Один пьяный мужик упал в слезах перед отцом Герасимом на колени и, от радости прослезившись, упоминая спасенного от тяжелого недуга сына, которого держал при себе за руку, пытался свободной рукой вручить знаменитому лекарю яростно визжащего розового поросенка. Герасим пытался напомнить, что мужик уже оплатил лечение, но пьяный крестьянин ничего не хотел слышать. Герасим, улыбаясь, еле уговорил его оставить бедную хрюшку на откорм — счастливый родитель спасенного мальчика послушался и отстал. Мы-то знали, что сердце мальчику удачно «подправил» я, но, с пониманием переглянувшись, промолчали от греха подальше и пошли, гуляючи, дальше.
Выпили кваску, затем неизвестного мне ароматного напитка с какими-то хитро закрученными то ли калачами, то ли бубликами-кренделями. В общем, соединяли приятное с полезным. Немного отдохнули от трудов своих медицинских — слава Богу, врачевать сегодня, в ярмарочный день, никого не пришлось — все были здоровы и принимали кто активное, а кто и праздное участие в шумных ярмарочных мероприятиях. Вот бы всегда так!
Гуляя со своими наставниками, я продолжал ловить себя на мысли, что это я, профессор доктор Иванов, вожу сейчас для покупки подарков по заваленным коврами и рулонами материи рядам, между пирамидами пряников на крепких столах и прилавков с резными игрушками своих детей — Герасима и Клавдию. Мое 92-х летнее сознание, даже на несколько лет старшее, с учетом жизни на загадочной планете, невидимой с моей родной Земли, продолжало жить своей многоопытной жизнью. Но, временами, краем глаза или в зеркалах торговцев обращая внимание на свою юношескую внешность, на свой детский голос, которым я отвечал на вопросы, здоровался с проходившими мимо бывшими пациентами нашей лекарни, я опускался на Землю, то есть на Глорию — очевидно так надо писать, описывая это состояние на другой планете.
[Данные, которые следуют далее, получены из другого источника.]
static int upload_layer(ScopedDev& sd, const ConvPack& pk, const float* bias, const float* scale, const float* shift, int n, ConvArgs& a) {
    int rc;
    const float* src[3] = {bias, scale, shift}; const float** dst[3] = {&a.bias, &a.scale, &a.shift};
    for (int i = 0; i < 3; i++) {
        std::vector<float> v(pk.CoutPad, 0.0f);
        if (src[i]) std::copy(src[i], src[i] + n, v.begin());
        if ((rc = sd.upload(dst[i], src[i] ? v.data() : nullptr, v.size() * 4))) return rc;
    }
    if ((rc = sd.upload(&a.w, pk.w.data(), pk.w.size() * 4)) || (rc = sd.upload(&a.w4, pk.w4.empty() ? nullptr : pk.w4.data(), pk.w4.size() * 4)) ||
        (rc = sd.upload(&a.w16, pk.w16.empty() ? nullptr : pk.w16.data(), pk.w16.size() * 2)) ||
        (rc = sd.upload(&a.wstem, pk.wstem.empty() ? nullptr : pk.wstem.data(), pk.wstem.size() * 4))) return rc;
    a.w16_unscale = pk.w16_unscale; a.CoutPad = pk.CoutPad; a.Kpad = pk.Kpad;
    return 0;
}
static int op_conv2d(cald_ctx* c, int precision, const float* in, int H, int W, int Cin, const float* weight, int Cout, int KH, int KW,
                     int stride, int pad, const float* bias, const float* bn_scale, const float* bn_shift,
                     const float* residual, int relu, float* out) {
    if (!c || !in || !weight || !out) return fail(CALD_ERR_INVALID, "null argument");
    if (Cin % 4) return fail(CALD_ERR_INVALID, "Cin must be a multiple of 4");
    HIPCHK(hipSetDevice(c->device));
    const int Ho = (H + 2 * pad - KH) / stride + 1, Wo = (W + 2 * pad - KW) / stride + 1;
    ConvPack pk;
    pack_conv({weight}, {Cout}, Cin, Cin, KH, KW, stride, pad, precision == CALD_PRECISION_F16X3, &pk);
    pk.wstem.clear();
    BatchPlan P; memset(&P, 0, sizeof(P));
    P.seg[0][0].H = H; P.seg[0][0].W = W; P.seg[0][1].pix_off = (long long)H * W; P.seg[0][1].tile_start = (H * W + 127) / 128;
    P.seg[1][0].H = Ho; P.seg[1][0].W = Wo; P.seg[1][1].pix_off = (long long)Ho * Wo; P.seg[1][1].tile_start = (Ho * Wo + 127) / 128;
    ScopedDev sd(c->stream);
    ConvArgs a; memset(&a, 0, sizeof(a));
    BatchPlan* d_p; int rc;
    if ((rc = upload_layer(sd, pk, bias, bn_scale, bn_scale ? bn_shift : nullptr, Cout, a)) || (rc = sd.upload(&a.in, in, (size_t)H * W * Cin * 4)) ||
        (rc = sd.alloc(&a.out, (size_t)Ho * Wo * Cout * 4)) || (rc = sd.upload(&a.residual, residual, (size_t)Ho * Wo * Cout * 4)) ||
        (rc = sd.upload(&d_p, &P, sizeof(P)))) return rc;
    a.seg_in = d_p->seg[0]; a.seg_out = d_p->seg[1]; a.seg_up = d_p->seg[1];
    a.V = 1; a.Cin = Cin; a.Cout = Cout; a.KH = KH; a.KW = KW; a.stride = stride; a.pad = pad;
    a.relu = relu; a.total_mtiles = (Ho * Wo + 127) / 128; a.out_ld = Cout; a.zeros = c->d_zeros;
    const bool launched = launch_conv(a, c->stream) != nullptr;
    HIPCHK(hipGetLastError());
    HIPCHK(hipStreamSynchronize(c->stream));
    HIPCHK(hipMemcpy(out, a.out, (size_t)Ho * Wo * Cout * 4, hipMemcpyDeviceToHost));
    return launched ? 0 : conv_refused(a);
}
extern "C" int cald_op_conv2d(cald_ctx* c, const float* in, int H, int W, int Cin, const float* weight, int Cout, int KH, int KW,
                              int stride, int pad, const float* bias, const float* bn_scale, const float* bn_shift,
                              const float* residual, int relu, float* out) {
    return op_conv2d(c, CALD_PRECISION_FP32, in, H, W, Cin, weight, Cout, KH, KW, stride, pad, bias, bn_scale, bn_shift, residual, relu, out);
}
extern "C" int cald_op_conv_probe(cald_ctx* c, int precision, cald_conv_probe* pr, int n, int path, int tile, char* kernel, int kernel_cap) {
    if (!c || !pr || n < 1 || n > CALD_MAX_GROUP || !kernel || kernel_cap < 1) return fail(CALD_ERR_INVALID, "cald_op_conv_probe: bad arguments");
    if (path < CONV_AUTO || path > CONV_H4_GROUP || tile < TILE_AUTO || tile > TILE_WIDE) return fail(CALD_ERR_INVALID, "cald_op_conv_probe: bad path / tile");
    if (path == CONV_P4_FUSED && n != 2) return fail(CALD_ERR_INVALID, "cald_op_conv_probe: the fused mode takes two problems (conv2, conv3)");
    HIPCHK(hipSetDevice(c->device));
    kernel[0] = 0;
    ScopedDev sd(c->stream);
    ConvArgs a[CALD_MAX_GROUP];
    struct Back { void* dev; void* host; size_t bytes; };
    std::vector<Back> back;
    int rc;
    for (int i = 0; i < n; i++) {
        const cald_conv_probe& p = pr[i];
        if (p.V < 1 || p.V > CALD_PROBE_MAX_VIEWS || p.Cin < 4 || p.Cin % 4 || p.Cout < 1 || p.KH < 1 || p.KW < 1 || p.stride < 1 || p.pad < 0 ||
            p.out_ld < p.Cout || !p.weight || !p.in)
            return fail(CALD_ERR_INVALID, "cald_op_conv_probe: problem %d: bad layer", i);
        std::vector<LevelSeg> seg(3 * (CALD_PROBE_MAX_VIEWS + 1));
        memset(seg.data(), 0, seg.size() * sizeof(LevelSeg));
        LevelSeg* si = &seg[0]; LevelSeg* so = &seg[CALD_PROBE_MAX_VIEWS + 1]; LevelSeg* su = &seg[2 * (CALD_PROBE_MAX_VIEWS + 1)];
        std::vector<GatherSet> gs(p.V);
        long long rows_out = 0;
        for (int v = 0; v < p.V; v++) {
            const int H = p.in_hw[v][0], W = p.in_hw[v][1];
            if (H < 0 || W < 0) return fail(CALD_ERR_INVALID, "cald_op_conv_probe: negative view size");
            const int Ho = H && W ? (H + 2 * p.pad - p.KH) / p.stride + 1 : 0, Wo = H && W ? (W + 2 * p.pad - p.KW) / p.stride + 1 : 0;
            if (Ho < 0 || Wo < 0 || (H && W && (Ho < 1 || Wo < 1))) return fail(CALD_ERR_INVALID, "cald_op_conv_probe: view %d smaller than the filter", v);
            si[v].H = H; si[v].W = W; so[v].H = Ho; so[v].W = Wo; su[v].H = p.up_hw[v][0]; su[v].W = p.up_hw[v][1];
            long long m = (long long)Ho * Wo;
            if (p.gather) {
                GatherSet& g = gs[v]; memset(&g, 0, sizeof(g));
                if (p.nrect[v] < 0 || p.nrect[v] > CALD_GATHER_RECTS) return fail(CALD_ERR_INVALID, "cald_op_conv_probe: 0..%d rectangles", CALD_GATHER_RECTS);
                g.nr = p.nrect[v];
                for (int k = 0; k < g.nr; k++) {
                    const int* r = p.rect[v][k];
                    if (r[0] < 0 || r[1] < 0 || r[2] < 1 || r[3] < 1 || r[0] + r[2] > Wo || r[1] + r[3] > Ho)
                        return fail(CALD_ERR_INVALID, "cald_op_conv_probe: rectangle outside view %d", v);
                    g.x0[k] = r[0]; g.y0[k] = r[1]; g.w[k] = r[2]; g.cum[k + 1] = g.cum[k] + r[2] * r[3];
                }
                m = g.cum[g.nr];
            }
            si[v + 1].pix_off = si[v].pix_off + (long long)H * W;
            so[v + 1].pix_off = so[v].pix_off + (long long)Ho * Wo;
            su[v + 1].pix_off = su[v].pix_off + (long long)su[v].H * su[v].W;
            so[v + 1].tile_start = so[v].tile_start + (int)((m + 127) / 128);
            si[v + 1].tile_start = si[v].tile_start + (H * W + 127) / 128;
            rows_out = so[v + 1].pix_off;
        }
        const long long pix_in = si[p.V].pix_off, pix_up = su[p.V].pix_off;
        if ((p.out && p.out_n < rows_out * p.out_ld) || (p.out16 && p.out16_n < rows_out * p.out_ld) || (p.energy4 && p.energy4_n < rows_out * 4))
            return fail(CALD_ERR_INVALID, "cald_op_conv_probe: problem %d: an output buffer is smaller than the output", i);
        ConvPack pk;
        const int cin_true = p.cin_true > 0 ? p.cin_true : p.Cin;
        if (cin_true > p.Cin) return fail(CALD_ERR_INVALID, "cald_op_conv_probe: cin_true > Cin");
        pack_conv({p.weight}, {p.Cout}, cin_true, p.Cin, p.KH, p.KW, p.stride, p.pad, precision == CALD_PRECISION_F16X3, &pk);
        if (!stem_grid_exact(so, p.V)) pk.wstem.clear();
        ConvArgs& A = a[i]; memset(&A, 0, sizeof(A));
        const LevelSeg* d_seg;
        const size_t out_b = (size_t)p.out_ld * 4;
        if ((rc = upload_layer(sd, pk, p.bias, p.bn_scale, p.bn_scale ? p.bn_shift : nullptr, p.Cout, A)) ||
            (rc = sd.upload(&A.in, p.in, (size_t)pix_in * p.Cin * 4)) || (rc = sd.upload(&A.in16, p.in16, (size_t)pix_in * p.Cin * 4)) ||
            (rc = sd.upload(&A.residual, p.residual, (size_t)rows_out * out_b)) || (rc = sd.upload(&A.up, p.up, (size_t)pix_up * out_b)) ||
            (rc = sd.upload(&A.mask, p.mask, (size_t)rows_out * out_b)) || (rc = sd.upload(&A.row_map, p.row_map, (size_t)rows_out * 4)) ||
            (rc = sd.upload(&A.dyn_rows, p.has_dyn ? p.dyn_rows : nullptr, (size_t)p.V * 4)) ||
            (rc = sd.upload(&A.gather, p.gather ? gs.data() : nullptr, gs.size() * sizeof(GatherSet))) ||
            (rc = sd.upload(&d_seg, seg.data(), seg.size() * sizeof(LevelSeg))) || (rc = sd.upload(&A.out, p.out, (size_t)p.out_n * 4)) ||
            (rc = sd.upload(&A.out16, p.out16, (size_t)p.out16_n * 4)) || (rc = sd.upload(&A.energy4, p.energy4, (size_t)p.energy4_n * 4))) return rc;
        if (p.head_out) {
            if (path != CONV_H4_GROUP || !p.head_w || !p.head_b || p.head_ld < 3 || p.head_out_n < rows_out * p.head_ld)
                return fail(CALD_ERR_INVALID, "cald_op_conv_probe: problem %d: head fields need path 9, head_w, head_b, head_ld >= 3 and a buffer of the output's rows", i);
            if ((rc = sd.upload(&A.head_w, p.head_w, (size_t)3 * p.Cout * 4)) || (rc = sd.upload(&A.head_out, p.head_out, (size_t)p.head_out_n * 4))) return rc;
            for (int q = 0; q < 3; q++) A.head_b[q] = p.head_b[q];
            A.head_ld = p.head_ld;
            back.push_back({A.head_out, p.head_out, (size_t)p.head_out_n * 4});
        }
        A.seg_in = d_seg; A.seg_out = d_seg + CALD_PROBE_MAX_VIEWS + 1; A.seg_up = d_seg + 2 * (CALD_PROBE_MAX_VIEWS + 1);
        if (p.out) back.push_back({A.out, p.out, (size_t)p.out_n * 4});
        if (p.out16) back.push_back({A.out16, p.out16, (size_t)p.out16_n * 4});
        if (p.energy4) back.push_back({A.energy4, p.energy4, (size_t)p.energy4_n * 4});
        A.ex16 = p.ex16 ? 1 : 0;
        A.V = p.V; A.Cin = p.Cin; A.Cout = p.Cout;
        A.KH = p.KH; A.KW = p.KW; A.stride = p.stride; A.pad = p.pad; A.relu = p.relu ? 1 : 0; A.in_relu = p.in_relu ? 1 : 0;
        A.total_mtiles = so[p.V].tile_start; A.out_ld = p.out_ld; A.zeros = c->d_zeros;
    }
    if (path == CONV_P4_FUSED) a[1].in = a[0].out;
    const ConvForce f{path, tile};
    const char* names[CALD_MAX_GROUP] = {nullptr};
    if (path == CONV_P4_FUSED) names[0] = names[1] = launch_conv_p4_fused(a[0], a[1], c->stream);
    else if (n > 1 || path == CONV_P4_GROUP || path == CONV_H3_GROUP || path == CONV_H4_GROUP) launch_conv_group(a, n, c->stream, names, f);
    else names[0] = launch_conv(a[0], c->stream, f);
    HIPCHK(hipGetLastError());
    HIPCHK(hipStreamSynchronize(c->stream));
    std::string all;
    for (int i = 0; i < n; i++) {
        if (!names[i]) return fail(CALD_ERR_UNSUPPORTED, "cald_op_conv_probe: problem %d refused under path %d tile %d", i, path, tile);
        if (all.find(names[i]) == std::string::npos) { if (!all.empty()) all += ";"; all += names[i]; }
    }
    for (const Back& b : back) HIPCHK(hipMemcpy(b.host, b.dev, b.bytes, hipMemcpyDeviceToHost));
    snprintf(kernel, (size_t)kernel_cap, "%s", all.c_str());
    return 0;
}
void launch_mfma_f16_probe(const unsigned short* A, const unsigned short* B, const unsigned* C, unsigned* D, long long n, hipStream_t stream);
extern "C" int cald_op_mfma_f16(cald_ctx* c, const uint16_t* A, const uint16_t* B, const uint32_t* C, uint32_t* D, int64_t n) {
    if (!c || !A || !B || !C || !D || n < 1) return fail(CALD_ERR_INVALID, "cald_op_mfma_f16: null argument or n < 1");
    HIPCHK(hipSetDevice(c->device));
    ScopedDev sd(c->stream);
    const unsigned short *dA, *dB; const unsigned* dC; unsigned* dD; int rc;
    if ((rc = sd.upload(&dA, A, (size_t)n * 32)) || (rc = sd.upload(&dB, B, (size_t)n * 32)) || (rc = sd.upload(&dC, C, (size_t)n * 4)) ||
        (rc = sd.alloc(&dD, (size_t)n * 4))) return rc;
    launch_mfma_f16_probe(dA, dB, dC, dD, (long long)n, c->stream);
    HIPCHK(hipGetLastError());
    HIPCHK(hipMemcpyAsync(D, dD, (size_t)n * 4, hipMemcpyDeviceToHost, c->stream));
    HIPCHK(hipStreamSynchronize(c->stream));
    return 0;
}
extern "C" int cald_op_conv2d_f16x3(cald_ctx* c, const float* in, int H, int W, int Cin, const float* weight, int Cout, int KH, int KW,
                                    int stride, int pad, const float* bias, const float* bn_scale, const float* bn_shift,
                                    const float* residual, int relu, float* out) {
    return op_conv2d(c, CALD_PRECISION_F16X3, in, H, W, Cin, weight, Cout, KH, KW, stride, pad, bias, bn_scale, bn_shift, residual, relu, out);
}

Опускался и продолжал идти за Учителями, внутренне убеждая себя смириться с подобным состоянием, убеждая принять себя такого: мальчика с душой, знаниями, жизненным и профессиональным опытом Иванова Василия Сергеевича. Думаю, после того как эта замечательная супружеская пара, ставшая моими верными друзьями, узнала мою историю, тоже временами испытывала подобные неловкие чувства и, глядя на меня, невольно пытались высмотреть во мне признаки действительного возраста, а не внешнего. Да, малоприятное двойственное чувство, которое, впрочем, вспоминалось чуть реже, чем ранее. Что ж, придется мне приобретать новый жизненный опыт. Опыт, как известно: наш лучший учитель. Научит он и меня жизни в новых условиях. Я, конечно, по своей натуре, не волк в овечьей шкуре, но, бывает, и такое сравнение приходило в голову.